« Exascerbating this problem is the belief that digital infrastructure is more like a book than, say, a garden. That, within the limits of aging, it can simply sit unattended on a shelf and be revisited only by brushing off any accumulated dust. Just to be clear about something: I love books. Books are amazing. But a field guide of plants is not the same thing as a living, breathing garden and no one pretends that a garden left unattended will flourish. »

« not even Facebook, which is hiring literally tens of thousands of engineers to build these environments, thinks the ideas they are imagining are within reach right now. So not only are they willing to hire large teams dedicated to an ambitious betting-on-the-future project they are committing to sustaining those teams for years to come. Museums and libraries, on the other hand, can still barely keep their own websites running for more than five or ten years before they are rebuilt from scratch as part of whatever new initiative is being advanced by the organization. »

« Absent from all of these discussions is anything like the vision that Tim Berners Lee espoused for the web as an open platform, free of licensing constraints. One that was simple enough to guarantee it could be implemented and operated with limited resources. When we talk about virtual worlds we are not only talking about walled gardens governed by the whim and folly of shareholder value. We are also talking about infrastructures that only a few enterprises are in a position to operate. »

« Make the web your baseline, in particular a web of documents and links rather than one of interactions or transactions or experiences. This is the profoundly boring web but that is the point. It is the web that, structurally, has a better guarantee of outlasting the machinations of third-party vendors. »

« I am not suggesting that we return to the web of the mid-1990s with its grey backgrounds and blue and purple links. I am suggesting however that we ensure that web is our guaranteed failure scenario, should it ever be necessary, and that we layer everything on top of it.

This is as much about safe-guarding against other people's browser decisions as it is giving the cultural heritage sector the freedom to engage with the walled gardens of platform vendors, without that participation turning in to a black hole from which it is impossible to escape. »

« Everything I've described so far has been built using the same raw materials that we've made available for you to do something with. This introduces a non-zero cost in the build process for the public-facing museum efforts but we believe it's worth the cost.

First of all we want other people to build new interfaces and new services, new "experiences" even, on top of our collection so this is a way to keep ourselves honest. If we can't build something with this stuff why should we imagine you will?

Second, we want to ensure that the data we release and the manner in which it is published, is actually robust and flexible enough to engender a variety of interfaces and uses because we need that variety. It is important to the museum because I don't believe there is, or should be, only one master narrative in to the collection. »

« We need to develop the practice of thinking about our tools as layers of components where those components that can be shared are simple enough for someone at a different instituion, someone who is just as busy and distracted as you are, to quickly understand what something does or doesn't do.

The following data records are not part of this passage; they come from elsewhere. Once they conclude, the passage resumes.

template <typename S, int NU, int NCB>
__device__ __forceinline__ void x3_main(const X3Tile &a, f32x16 (&acc)[NU][2][NCB], unsigned char *lds, unsigned piece_bytes, uint64_t *dbg,
                                        uint64_t &tprev) {
#define X3_PHASE(p)                                           \
    if (dbg) {                                                \
        const uint64_t tn = __builtin_amdgcn_s_memtime();     \
        dbg[p] += tn - tprev;                                 \
        tprev = tn;                                           \
    }
    X3_PHASE(0)
    constexpr int NP = S::NP;
    constexpr int NW = 8 / NU, NT = 64 * NW;
    const int tid = threadIdx.x, lane = tid & 63;
    const int w = __builtin_amdgcn_readfirstlane(tid >> 6);
    const int half = lane >> 5, l31 = lane & 31;
    const int T = a.T, d = a.dil;
    const int RB = 32 + 2 * d;
    float *dsh = reinterpret_cast<float *>(lds + NP * piece_bytes);
    const unsigned T4 = 4u * (unsigned)T;
    const rsrc_t rw = make_rsrc(a.img);
    const unsigned lane16 = 16u * (unsigned)lane;
    auto row0 = [&](int u, int rb) { return (rb ? XC : 0) + 32 * (NU * w + u); };
    const float *sc = reinterpret_cast<const float *>(a.img + x_n1<S>() + x_n2<S>());
    const float s1 = sc[0], is1 = sc[1], s2 = sc[2], is2 = sc[3];
    bool tv[NCB];
    unsigned vo4[NCB];
    int64_t ub[NCB];
#pragma unroll
    for (int cb = 0; cb < NCB; ++cb) {
        const X3Col c = x3_col(a, cb);
        const int t = c.t0 + l31;
        tv[cb] = c.ok && t < T;
        vo4[cb] = 4u * (unsigned)(4 * half * T + min(t, T - 1));
        ub[cb] = (int64_t)c.b * XC * T;
    }

    {
        constexpr int NCG = (NW / NCB) * 2, CHG = XC / NCG, CPT = CHG < 32 ? CHG : 32, NPASS = CHG / CPT;
        const int cbs = w % NCB, fr = lane & 31, cg = (w / NCB) * 2 + (lane >> 5);
        const X3Col c = x3_col(a, cbs);
        const rsrc_t rx = make_rsrc(a.xin + (int64_t)c.b * XC * T);
#pragma unroll
        for (int i0 = 0; i0 < XC * NCB; i0 += NT) {
            const int idx = i0 + tid;
            if (NT <= XC * NCB || idx < XC * NCB) {
                const X3Col cd = x3_col(a, idx >> 8);
                dsh[idx] = a.dstep[(int64_t)cd.b * a.d_bs + (int64_t)(idx & 255) * a.d_cs];
            }
        }
        float amax = 0.0f;
        auto put = [&](int jj, int ch0, const float (&v)[CPT], bool valid) {
#pragma unroll
            for (int q8 = 0; q8 < CPT / 8; ++q8) {
                unsigned short p[8][NP];
                const f32x4 d0 = *reinterpret_cast<const f32x4 *>(dsh + XC * cbs + ch0 + 8 * q8);
                const f32x4 d1 = *reinterpret_cast<const f32x4 *>(dsh + XC * cbs + ch0 + 8 * q8 + 4);
#pragma unroll
                for (int e = 0; e < 8; ++e) {
                    const int ch = 8 * q8 + e;
                    const float xs = v[ch] + (e < 4 ? d0[e & 3] : d1[e & 3]);
                    const float xv = valid ? xs : 0.0f;
                    if constexpr (S::MODE == 2) amax = fmaxf(amax, fabsf(xv));
                    S::split(xv, p[e]);
                }
                u32x4_t u[NP];
                pack8<NP>(p, u);
#pragma unroll
                for (int q = 0; q < NP; ++q)
                    *reinterpret_cast<u32x4_t *>(lds + q * piece_bytes + (cbs * RB + jj) * XR + (ch0 + 8 * q8) * 2) = u[q];
            }
        };
        const int t = c.t0 - d + fr, th = c.t0 - d + 32 + fr;
        const bool tvx = c.ok && t >= 0 && t < T, has_h = fr < 2 * d, tvh = c.ok && th >= 0 && th < T;
#pragma unroll
        for (int ps = 0; ps < NPASS; ++ps) {
            const int ch0 = CHG * cg + CPT * ps;
            const unsigned cgo = (unsigned)ch0 * T4;
            const unsigned vox = 4u * (unsigned)min(max(t, 0), T - 1) + cgo, voh = 4u * (unsigned)min(max(th, 0), T - 1) + cgo;
            float vx[CPT], vh[CPT];
#pragma unroll
            for (int k = 0; k < CPT; ++k) vx[k] = buf_load(rx, vox, (unsigned)k * T4);
            if (has_h) {
#pragma unroll
                for (int k = 0; k < CPT; ++k) vh[k] = buf_load(rx, voh, (unsigned)k * T4);
            }
            if (ps == 0) __syncthreads();
            put(fr, ch0, vx, tvx);
            if (has_h) put(32 + fr, ch0, vh, tvh);
        }
        if constexpr (S::MODE == 2) {
            if (!(amax < 32768.0f) && a.err_flag) __hip_atomic_store(a.err_flag, 2, __ATOMIC_RELAXED, __HIP_MEMORY_SCOPE_AGENT);
        }
    }
    if constexpr (NU != 1) x3_init<NU, NCB>(a, acc);
#pragma unroll
    for (int u = 0; u < NU; ++u)
#pragma unroll
        for (int rb = 0; rb < 2; ++rb)
#pragma unroll
            for (int cb = 0; cb < NCB; ++cb)
#pragma unroll
                for (int r = 0; r < 16; ++r) acc[u][rb][cb][r] *= s1;
    __syncthreads();
    X3_PHASE(1)

    gemm_x3<S, X_KS1, NU, NCB, (NU == 1 ? S::PF : S::PF2)>(
        acc, rw, lane16, (unsigned)(NU * w * X_KS1 * 2 * NP * 1024), (unsigned)(X_KS1 * 2 * NP * 1024), lds, piece_bytes, [&](int ks, int cb) {
            return (unsigned)((cb * RB + l31 + (ks >> 4) * d) * XR + ((ks & 15) * 16 + half * 8) * 2);
        });
    X3_PHASE(2)

    float xres[NU][NCB][16];
    auto load_xres = [&]() {
#pragma unroll
        for (int cb = 0; cb < NCB; ++cb) {
            const rsrc_t rx = make_rsrc(a.xin + ub[cb]);
#pragma unroll
            for (int u = 0; u < NU; ++u)
#pragma unroll
                for (int r = 0; r < 16; ++r) xres[u][cb][r] = buf_load(rx, vo4[cb], (unsigned)(row0(u, 0) + urow(r)) * T4);
        }
    };
    if constexpr (NU == 1) load_xres();
    __syncthreads();
    X3_PHASE(8)
#pragma unroll
    for (int u = 0; u < NU; ++u)
#pragma unroll
        for (int cb = 0; cb < NCB; ++cb)
#pragma unroll
            for (int g = 0; g < 4; ++g) {
                unsigned short p[4][NP];
#pragma unroll
                for (int e = 0; e < 4; ++e) {
                    const int r = 4 * g + e;
                    const float zz = fsig(acc[u][0][cb][r] * is1) * ftanh(acc[u][1][cb][r] * is1);
                    const float z = tv[cb] ? zz : 0.0f;
                    S::split(z, p[e]);
                }
                const unsigned off = (unsigned)((cb * 32 + l31) * XR + (32 * (NU * w + u) + 8 * g + 4 * half) * 2);
#pragma unroll
                for (int q = 0; q < NP; ++q) {
                    u32x2_t uu;
                    uu[0] = (unsigned)p[0][q] | ((unsigned)p[1][q] << 16);
                    uu[1] = (unsigned)p[2][q] | ((unsigned)p[3][q] << 16);
                    *reinterpret_cast<u32x2_t *>(lds + q * piece_bytes + off) = uu;
                }
            }
    X3_PHASE(9)
    if constexpr (NU != 1) load_xres();
#pragma unroll
    for (int u = 0; u < NU; ++u)
#pragma unroll
        for (int rb = 0; rb < 2; ++rb) {
            const float *bo = a.b_out + row0(u, rb);
#pragma unroll
            for (int r = 0; r < 16; ++r) {
                const float blo = bo[urow(r)], bhi = bo[urow(r) + 4];
                const float bias = half ? bhi : blo;
#pragma unroll
                for (int cb = 0; cb < NCB; ++cb) acc[u][rb][cb][r] = (rb == 0 ? bias + xres[u][cb][r] : bias) * s2;
            }
        }
    float sk[NU][NCB][16];
    auto load_sk = [&]() {
#pragma unroll
        for (int cb = 0; cb < NCB; ++cb) {
            const rsrc_t rsk = make_rsrc(a.skp + ub[cb]);
#pragma unroll
            for (int u = 0; u < NU; ++u)
#pragma unroll
                for (int r = 0; r < 16; ++r) sk[u][cb][r] = buf_load_nt(rsk, vo4[cb], (unsigned)(32 * (NU * w + u) + urow(r)) * T4);
        }
    };
    if constexpr (NU == 1) load_sk();
    X3_PHASE(10)
    __syncthreads();
    X3_PHASE(3)

    gemm_x3<S, X_KS2, NU, NCB, (NU == 1 ? S::PF : S::PF2)>(
        acc, rw, lane16, (unsigned)(x_n1<S>() * 2 + NU * w * X_KS2 * 2 * NP * 1024), (unsigned)(X_KS2 * 2 * NP * 1024), lds, piece_bytes,
        [&](int ks, int cb) { return (unsigned)((cb * 32 + l31) * XR + (ks * 16 + half * 8) * 2); });
    X3_PHASE(4)

#pragma unroll
    for (int cb = 0; cb < NCB; ++cb) {
        if (tv[cb]) {
            const rsrc_t rxo = make_rsrc(a.xout + ub[cb]);
#pragma unroll
            for (int u = 0; u < NU; ++u)
#pragma unroll
                for (int r = 0; r < 16; ++r)
                    buf_store_agent((acc[u][0][cb][r] * is2) * RSQRT2, rxo, vo4[cb], (unsigned)(row0(u, 0) + urow(r)) * T4);
        }
    }
    const bool first = a.first != 0;
    if constexpr (NU != 1) {
        if (!first) load_sk();
    }
#pragma unroll
    for (int cb = 0; cb < NCB; ++cb) {
        if (tv[cb]) {
            const rsrc_t rsk = make_rsrc(a.skp + ub[cb]);
#pragma unroll
            for (int u = 0; u < NU; ++u)
#pragma unroll
                for (int r = 0; r < 16; ++r)
                    buf_store_agent(first ? acc[u][1][cb][r] * is2 : acc[u][1][cb][r] * is2 + sk[u][cb][r], rsk, vo4[cb],
                                    (unsigned)(32 * (NU * w + u) + urow(r)) * T4);
        }
    }
}
#undef X3_PHASE

template <typename S, int NU, int NCB>
__global__ void __launch_bounds__(512 / NU, NU) diffnet_stack_x3_kernel(SetDiffnetStackArgs a, int tiles_per_utt, int ntiles, int ntasks,
                                                                        unsigned piece_bytes, int fault_tile) {
    extern __shared__ __attribute__((aligned(16))) unsigned char lds[];
    int *s_task = reinterpret_cast<int *>(lds + S::NP * piece_bytes + NCB * XC * sizeof(float));
    int *counter = a.sync_ws, *abort_flag = a.sync_ws + 1, *done = a.sync_ws + 4;
    const int tid = threadIdx.x;
    uint64_t *dbg = (SET_X3_PROBE && blockIdx.x == 0 && tid == 0) ? g_x3_phase_buf : nullptr;
    uint64_t tprev = dbg ? __builtin_amdgcn_s_memtime() : 0;
    if (tid == 0) s_task[0] = atomicAdd(counter, 1);
    __syncthreads();
    int n = __builtin_amdgcn_readfirstlane(s_task[0]);
    int i_done = -1, l_done = 0;
    while (n < ntasks) {
        const int l = n / ntiles, i = n - l * ntiles, j = i;
        X3Tile lt;
        lt.xin = (l & 1) ? a.xb : a.xa;
        lt.xout = (l & 1) ? a.xa : a.xb;
        lt.skp = a.skip;
        lt.cp = a.condproj + (int64_t)l * a.cp_ls; lt.cp_bs = a.cp_bs;
        lt.dstep = a.dstep + (int64_t)l * a.d_ls; lt.d_bs = a.d_bs; lt.d_cs = a.d_cs;
        lt.img = reinterpret_cast<const unsigned short *>(a.wx3_all) + (int64_t)l * x_nimg<S>();
        lt.b_dil = a.b_dil_all + (int64_t)l * 512;
        lt.b_out = a.b_out_all + (int64_t)l * 512;
        lt.err_flag = a.err_flag;
        lt.T = a.T; lt.dil = 1 << (l % a.dilation_cycle_length); lt.first = (l == 0);
        lt.nbu = (a.T + 31) / 32; lt.Q = a.B * lt.nbu; lt.q0 = i * NCB;
        f32x16 acc[NU][2][NCB];
        if constexpr (NU == 1) x3_init<NU, NCB>(lt, acc);
        __builtin_amdgcn_sched_barrier(0);
        const int *f0 = done + i, *fl = done + (j > 0 ? i - 1 : i), *fr = done + (j < tiles_per_utt - 1 ? i + 1 : i);
        int peek = l, claimed = 0;
        if (tid == 0) {
            if (l > 0) peek = min(ld_agent(f0), min(ld_agent(fl), ld_agent(fr)));
            claimed = atomicAdd(counter, 1);
        }
        if (dbg) { const uint64_t tn = __builtin_amdgcn_s_memtime(); dbg[11] += tn - tprev; tprev = tn; }
        asm volatile("s_waitcnt vmcnt(0)" ::: "memory");
        if (dbg) { const uint64_t tn = __builtin_amdgcn_s_memtime(); dbg[12] += tn - tprev; tprev = tn; }
        if (tid == 0) {
            if (peek >= l) __builtin_amdgcn_fence(__ATOMIC_ACQUIRE, "agent");
            s_task[0] = claimed;
            s_task[1] = peek >= l ? 1 : 2;
        }
        __syncthreads();
        if (tid == 0 && i_done >= 0 && !(l_done == 0 && i_done == fault_tile))
            __hip_atomic_store(done + i_done, l_done + 1, __ATOMIC_RELAXED, __HIP_MEMORY_SCOPE_AGENT);
        i_done = -1;
        if (__builtin_amdgcn_readfirstlane(s_task[1]) == 2) {
            if (tid == 0) {
                int ok = 1;
                unsigned spins = 0;
                for (;;) {
                    const int v0 = ld_agent(f0), v1 = ld_agent(fl), v2 = ld_agent(fr);
                    if (min(v0, min(v1, v2)) >= l) break;
                    __builtin_amdgcn_s_sleep(8);
                    if (++spins > STACK_SPIN_LIMIT || ld_agent(abort_flag) != 0) {
                        __hip_atomic_store(abort_flag, 1, __ATOMIC_RELAXED, __HIP_MEMORY_SCOPE_AGENT);
                        if (a.err_flag) __hip_atomic_store(a.err_flag, 1, __ATOMIC_RELAXED, __HIP_MEMORY_SCOPE_AGENT);
                        ok = 0;
                        break;
                    }
                }
                __builtin_amdgcn_fence(__ATOMIC_ACQUIRE, "agent");
                s_task[2] = ok;
            }
            __syncthreads();
            if (__builtin_amdgcn_readfirstlane(s_task[2]) == 0) break;
        }
        const int n_next = __builtin_amdgcn_readfirstlane(s_task[0]);
        x3_main<S, NU, NCB>(lt, acc, lds, piece_bytes, dbg, tprev);
        i_done = i;
        l_done = l;
        n = n_next;
        if (dbg) {
            const uint64_t tn = __builtin_amdgcn_s_memtime();
            dbg[5] += tn - tprev;
            dbg[7] += 1;
            tprev = tn;
        }
    }
    asm volatile("s_waitcnt vmcnt(0)" ::: "memory");
    __syncthreads();
    if (tid == 0 && i_done >= 0 && !(l_done == 0 && i_done == fault_tile))
        __hip_atomic_store(done + i_done, l_done + 1, __ATOMIC_RELAXED, __HIP_MEMORY_SCOPE_AGENT);
}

The emphasis here is on quickly because the reality is that other people will be looking at whatever you've shared over lunch or on the train going home. The emphasis needs to be on quickly because the ultimate goal is to have something that can be understood with sufficient ease that it can be filed away to be remembered at some later date when there is a need to address a specific problem. If the goal is to build a common kit of parts that can be re-used across the cultural heritage sector the first step is to make awareness of those tools, and their conceptual boundaries, a practical and tangible reality. »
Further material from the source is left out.